Your answer must be every line of the data that holds the string "nfull".

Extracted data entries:
+++
__device__ __forceinline__ void w4_mfma_s0(f32x16& d, const bf16x8& k, const bf16x8& q) {
  f32x16 z;
#pragma unroll
  for (int r = 0; r < 16; ++r) z[r] = 0.f;
  d = __builtin_amdgcn_mfma_f32_32x32x16_bf16(k, q, z, 0, 0, 0);
}
__device__ __forceinline__ void w4_mfma_s(f32x16& d, const bf16x8& k, const bf16x8& q) {
  d = __builtin_amdgcn_mfma_f32_32x32x16_bf16(k, q, d, 0, 0, 0);
}
__device__ __forceinline__ void w4_mfma_o(f32x16& d, const bf16x8& v, const u32x4& p) {
  d = __builtin_amdgcn_mfma_f32_32x32x16_bf16(v, __builtin_bit_cast(bf16x8, p), d, 0, 0, 0);
}
__device__ __forceinline__ void w4_mfma_l(f32x16& d, const bf16x8& ones, const u32x4& p) {
  d = __builtin_amdgcn_mfma_f32_32x32x16_bf16(ones, __builtin_bit_cast(bf16x8, p), d, 0, 0, 0);
}
__device__ __forceinline__ float w4_max7(float a, float b, float c, float d, float e, float f, float g) {
  float r;
  asm("v_max3_f32 %0, %1, %2, %3\n\tv_max3_f32 %0, %0, %4, %5\n\tv_max3_f32 %0, %0, %6, %7"
      : "=&v"(r) : "v"(a), "v"(b), "v"(c), "v"(d), "v"(e), "v"(f), "v"(g));
  return r;
}
__device__ __forceinline__ float w4_max4(float a, float b, float c, float d) {
  float r;
  asm("v_max3_f32 %0, %1, %2, %3\n\tv_max_f32 %0, %0, %4" : "=&v"(r) : "v"(a), "v"(b), "v"(c), "v"(d));
  return r;
}
__device__ __forceinline__ float w4_max(float a, float b) {
  float r;
  asm("v_max_f32 %0, %1, %2" : "=v"(r) : "v"(a), "v"(b));
  return r;
}
__device__ __forceinline__ void w4_dot2c(float& l, uint32_t p) {
  asm volatile("v_dot2c_f32_bf16 %0, 0x3f803f80, %1" : "+v"(l) : "v"(p));
}
__device__ __forceinline__ uint32_t w4_cvt_pk(float lo, float hi) {
  uint32_t r;
  asm volatile("v_cvt_pk_bf16_f32 %0, %1, %2" : "=v"(r) : "v"(lo), "v"(hi));
  return r;
}
#ifdef TFX_BENCH
__device__ unsigned long long* g_w4_timers = nullptr;
#define W4_STAMP(i) do { if (wave == 0) w4_stamp[i] = __builtin_amdgcn_s_memtime(); } while (0)
#else
#define W4_STAMP(i) ((void)0)
#endif
constexpr int W4_SK_MIN = 4;
__host__ __device__ __forceinline__ int w4_sk_bound(int c, int group, int share, int nkv, int total) {
  if (c >= group) return total;
  int p = c * share;
  if (p >= total) return total;
  const int r = p % nkv;
  if (r < W4_SK_MIN) p -= r;
  else if (r > nkv - W4_SK_MIN) p += nkv - r;
  return p < total ? p : total;
}

template <int MODE>
__global__ __launch_bounds__(256, 1) void attn_w4_kernel(const bf16_t* Q, const bf16_t* __restrict__ Kp,
                                                         const bf16_t* __restrict__ Vp, bf16_t* O, int64_t ldq, int64_t ldk,
                                                         int64_t ldv, int64_t ldo, int64_t q_bs, int64_t k_bs, int64_t v_bs,
                                                         int64_t o_bs, int H, int N, int nqb, float scale_log2e, int nfull,
                                                         int nparts, int nsplit, int xsplit, float* part, int T_items, int sk_group,
                                                         int sk_share) {
  extern __shared__ __attribute__((aligned(16))) char smem[];
  constexpr bool LV = MODE == 1 || MODE == 2, LZ = MODE >= 2, NOREF = MODE == 4, FT = LV || NOREF;
  const int tid = threadIdx.x, lane = tid & 63;
  const int wave = __builtin_amdgcn_readfirstlane(tid >> 6);
  const int hi = lane >> 5, l31 = lane & 31;
  int bid = blockIdx.x;
  int kpart = -1, ptile = 0, qblk, h, b;
  int item = 0, item_step = 0, item_end = 0;
  int sk_lo = 0, sk_hi = 0, sk_base = 0, sk_slot0 = 0, sk_u = 0, sk_nunits = 0, sk_nwhole = 0, sk_full = 0, sk_cu = 0, sk_tfirst = 0;
  const int nkv_all = (N + W4_KV - 1) / W4_KV;
  auto sk_unit = [&](int u, int& it, int& ts, int& te) __attribute__((always_inline)) {
    if (u < sk_nwhole) {
      it = sk_base + sk_cu + u * sk_group; ts = 0; te = nkv_all;
    } else {
      const int ti = sk_tfirst + (u - sk_nwhole);
      it = sk_base + sk_full + ti; ts = max(sk_lo - ti * nkv_all, 0); te = min(sk_hi - ti * nkv_all, nkv_all);
    }
  };
  int ts = 0, te = nkv_all;
  if (sk_share > 0) {
    const int L = (bid & 7) * (gridDim.x >> 3) + (bid >> 3);
    const int sample = L / sk_group;
    sk_cu = L - sample * sk_group;
    if (sample >= nfull) return;
    sk_full = (T_items / sk_group) * sk_group;
// ... 850 lines not shown
  if (hipDeviceGetAttribute(&s.cus, hipDeviceAttributeMultiprocessorCount, dev) != hipSuccess || s.cus < 8) s.cus = 256;
  if (hipMalloc((void**)&s.part, (size_t)W4_PART_TILES * 256 * W4_PROW * sizeof(float)) != hipSuccess) {
    (void)hipGetLastError();
    return nullptr;
  }
  g_w4_scr[g_w4_nscr] = s;
  return &g_w4_scr[g_w4_nscr++];
}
+++
Response below:
                                                         int64_t o_bs, int H, int N, int nqb, float scale_log2e, int nfull,
    if (sample >= nfull) return;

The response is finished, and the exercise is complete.